2020-06-22 19:35:01 INFO  Squerall:144 - - filters: {} for star ?x
2020-06-22 19:35:01 INFO  Squerall:187 - Number of filters of this star is: 0
2020-06-22 19:35:01 INFO  Squerall:206 - single...with ParSet schema: null
2020-06-22 19:35:01 INFO  Squerall:210 - QUERY EXECUTION starting...*/
2020-06-22 19:35:01 INFO  Squerall:211 - DataFrames: Map(?x -> null)
2020-06-22 19:35:01 INFO  Squerall:242 -  Single star query
2020-06-22 19:35:01 INFO  Squerall:248 - --> Needed predicates select: Set((?x,<http://xmlns.com/foaf/0.1/name>), (?x,<http://xmlns.com/foaf/0.1/mbox_sha1sum>))
2020-06-22 19:35:01 INFO  Squerall:277 - --> SELECTED column names: List(x_name_foaf, x_mbox_sha1sum_foaf, x)
2020-06-22 19:35:01 INFO  Squerall:302 - |__ Has distinct? false
Exception in thread "main" java.lang.NullPointerException
        at org.squerall.SparkExecutor.project(SparkExecutor.scala:493)
        at org.squerall.SparkExecutor.project(SparkExecutor.scala:17)
        at org.squerall.Run.application(Run.scala:303)
        at org.squerall.Main$.delayedEndpoint$org$squerall$Main$1(Main.scala:22)
        at org.squerall.Main$delayedInit$body.apply(Main.scala:9)
        at scala.Function0$class.apply$mcV$sp(Function0.scala:34)
        at scala.runtime.AbstractFunction0.apply$mcV$sp(AbstractFunction0.scala:12)
mnmami commented 4 years ago

Hi, we solved the problem but now it seems that Squerall does not support POM with join-conditions. Here are the logs, do you prefer to close this issue and open new one? log_spark.txt log_presto.txt

Yes, please open a separate issue for it for easier traceability. While doing so, please elaborate more on "POM with join-conditions". Thanks.

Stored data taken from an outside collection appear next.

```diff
+  fetch_a(1, NSLOT, NKW);                                                                                          \
+  WINO16_MFMAS(2, 4, 0, XI);                                                                                       \
+  fetch_b(0, NSLOT, NKW);                                                                                          \
+  WINO16_MFMAS(2, 4, 1, XI);                                                                                       \
+  fetch_a(2, NSLOT, NKW);                                                                                          \
+  fetch_a(3, NSLOT, NKW);                                                                                          \
+  fetch_b(1, NSLOT, NKW);                                                                                          \
+  _Pragma("unroll") for (int i = 0; i < 4; ++i) {                                                                  \
+    __builtin_amdgcn_sched_group_barrier(0x008, 1, 0);                                                             \
+    __builtin_amdgcn_sched_group_barrier(0x100, 1, 0);                                                             \
+  }                                                                                                                \
+  __builtin_amdgcn_sched_group_barrier(0x008, 2, 0);                                                               \
+  _Pragma("unroll") for (int i = 0; i < 2; ++i) {                                                                  \
+    __builtin_amdgcn_sched_group_barrier(0x008, 1, 0);                                                             \
+    __builtin_amdgcn_sched_group_barrier(0x100, 1, 0);                                                             \
+  }                                                                                                                \
+  __builtin_amdgcn_sched_group_barrier(0x008, 4, 0);                                                               \
+  __builtin_amdgcn_sched_group_barrier(0x100, 6, 0)
+#define WINO16_UNIT(R)                                                                                              \
+  do {                                                                                                             \
+    constexpr int XI = (R) % 5, dslot = 2 * ((R) & 1), nslot = 2 * (((R) + 1) & 1);                                \
+    if (u0 + (R) >= U) break;                                                                                      \
+    WINO16_HEAD(XI);                                                                                               \
+    WINO16_TAIL(XI, dslot, 1);                                                                                     \
+    WINO16_HEAD(XI);                                                                                               \
+    WINO16_TAIL(XI, dslot, 2);                                                                                     \
+    WINO16_HEAD(XI);                                                                                               \
+    __builtin_amdgcn_sched_barrier(0);           \
+            \
+    asm volatile("s_waitcnt vmcnt(0) lgkmcnt(0)" ::: "memory");                                                    \
+    __builtin_amdgcn_s_barrier();                                                                                  \
+    asm volatile("" ::: "memory");                                                                                 \
+    issue_pair(XI <= 2 ? cur : nx, (XI + 2) % 5, dslot);                                                           \
+    if (XI == 4) advance();                                                                                        \
+    WINO16_TAIL(XI, nslot, 0);                                                                                     \
+  } while (0)
+      for (int u0 = 0; u0 < U; u0 += 10) {
+        WINO16_UNIT(0); WINO16_UNIT(1); WINO16_UNIT(2); WINO16_UNIT(3); WINO16_UNIT(4);
+        WINO16_UNIT(5); WINO16_UNIT(6); WINO16_UNIT(7); WINO16_UNIT(8); WINO16_UNIT(9);
+      }
+#undef WINO16_UNIT
+#undef WINO16_TAIL
+#undef WINO16_HEAD
+#undef WINO16_MFMAS
+      asm volatile("s_waitcnt vmcnt(0)" ::: "memory");
+    } else if constexpr (!P3) {
+      init_to_m16(acc);
+    }
+    floatx16 y[2][3];
+    fold16_to_blocks32(acc, y);
+    ring_epilogue<DIL, RELU, P3, false>(a, b, y0 + ring_base_row<DIL>(rg), x0 + l32, cot, cw, y, lds);
+    return;
+  }
+  floatx16 acc[2][NXI];
+#pragma unroll
+  for (int i = 0; i < 2; ++i)
+#pragma unroll
+    for (int j = 0; j < NXI; ++j) acc[i][j] = floatx16{0};
+  if constexpr (!P3) {
+    if (a.init) load_init<3>(a, y0 + ring_base_row<DIL>(rg), DIL, x0 + l32, cot * BN + cw, acc);
+  }
+  bf16x8 fb[3][2];
+  bf16x8 fa[2][2][2];
+  auto fetch_b = [&](int kw, int slot) __attribute__((always_inline)) {
+    const u32x4* X = lds + slot * SLOT + RUNIT + kl * (TROW / 2) + rg * XW + l32 + DIL * kw;
+#pragma unroll
+    for (int p = 0; p < 2; ++p) fb[kw][p] = __builtin_bit_cast(bf16x8, X[p * (TROW / 4)]);
+  };
+  auto fetch_a = [&](int st, int slot, int kw) __attribute__((always_inline)) {
+    const u32x4* Wl = lds + slot * SLOT + kw * 2 * BN + kl * BN + cw + l32;
+#pragma unroll
+    for (int ct = 0; ct < 2; ++ct)
+#pragma unroll
+      for (int p = 0; p < 2; ++p) fa[st][ct][p] = __builtin_bit_cast(bf16x8, Wl[p * RHALF + 32 * ct]);
+  };
+  auto sched6 = [&](auto nreads) __attribute__((always_inline)) {
+    constexpr int n = decltype(nreads)::value;
+#pragma unroll
+    for (int i = 0; i < 6; ++i) {
+      __builtin_amdgcn_sched_group_barrier(0x008, 1, 0);
+      if (i < n) __builtin_amdgcn_sched_group_barrier(0x100, (n + 5) / 6, 0);
+    }
+  };
+
 #ifndef MVBEV_WINO_PB2
 #define MVBEV_WINO_PB2 1
 #endif
@@ -1583,6 +1770,12 @@
   return MVBEV_OK;
 }
 
+#ifndef MVBEV_WINO_MFMA16
+#define MVBEV_WINO_MFMA16 1
+#endif
+static int g_wino_force32 = 0;
+static int g_wino_last_shape = 0;
+
 static int wino_launch(const void* t, const mvbev_conv_desc* d, const void* w_packed, const float* bias,
                        const float* init, int64_t Cout, int relu, float* y, int y_layout,
                        const uint32_t* group_mask, const int32_t* tile_order, void* stream, int dil = 1,
@@ -1634,7 +1827,14 @@
   a.nwg = (int)nwg;
   hipStream_t s = as_stream(stream);
   const dim3 grid((unsigned)nwg), blk(RNT);
-  if (p3) {
+  const bool pairs = MVBEV_WINO_MFMA16 && !g_wino_force32 && relu && !out_mask && d->group % (2 * KC) == 0 &&
+                     (p3 ? dil == 2 : dil == 1);
+  g_wino_last_shape = pairs ? 16 : 32;
+  if (pairs && p3) {
+    hipLaunchKernelGGL((conv_wino_kernel<true, 2, true, 16>), grid, blk, 0, s, a);
+  } else if (pairs) {
+    hipLaunchKernelGGL((conv_wino_kernel<true, 1, false, 16>), grid, blk, 0, s, a);
+  } else if (p3) {
     if (dil != 2 || !relu) return MVBEV_ERR_SHAPE;
     hipLaunchKernelGGL((conv_wino_kernel<true, 2, true>), grid, blk, 0, s, a);
   } else if (dil == 2) {
@@ -2314,6 +2514,12 @@
 }
 #endif
 
+int mvbev_debug_wino_mfma_shape(void) { return mvbev::b3::g_wino_last_shape; }
+int mvbev_debug_wino_mfma_force32(int on) {
+  mvbev::b3::g_wino_force32 = on != 0;
+  return MVBEV_OK;
+}
+
 size_t mvbev_wino_rows_bytes(const mvbev_conv_desc* d) {
   using namespace mvbev;
   if (!d || d->B <= 0 || d->K <= 0 || d->W <= 0 || d->out_rows <= 0) return 0;
```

mnmami commented 4 years ago

@dachafra, it would be good if you could write what solved your problem, so I close this issue with something useful to users with a similar problem.

mnmami commented 4 years ago

@jatoledo, please also open a separate issue. I'll try to help there. Thank you.

dachafra commented 4 years ago

The problem of using the wildcard in the SELECT clause is still open. We solved it projecting all the variables.

mnmami commented 4 years ago

I see. Could you open an issue for the support of wildcard?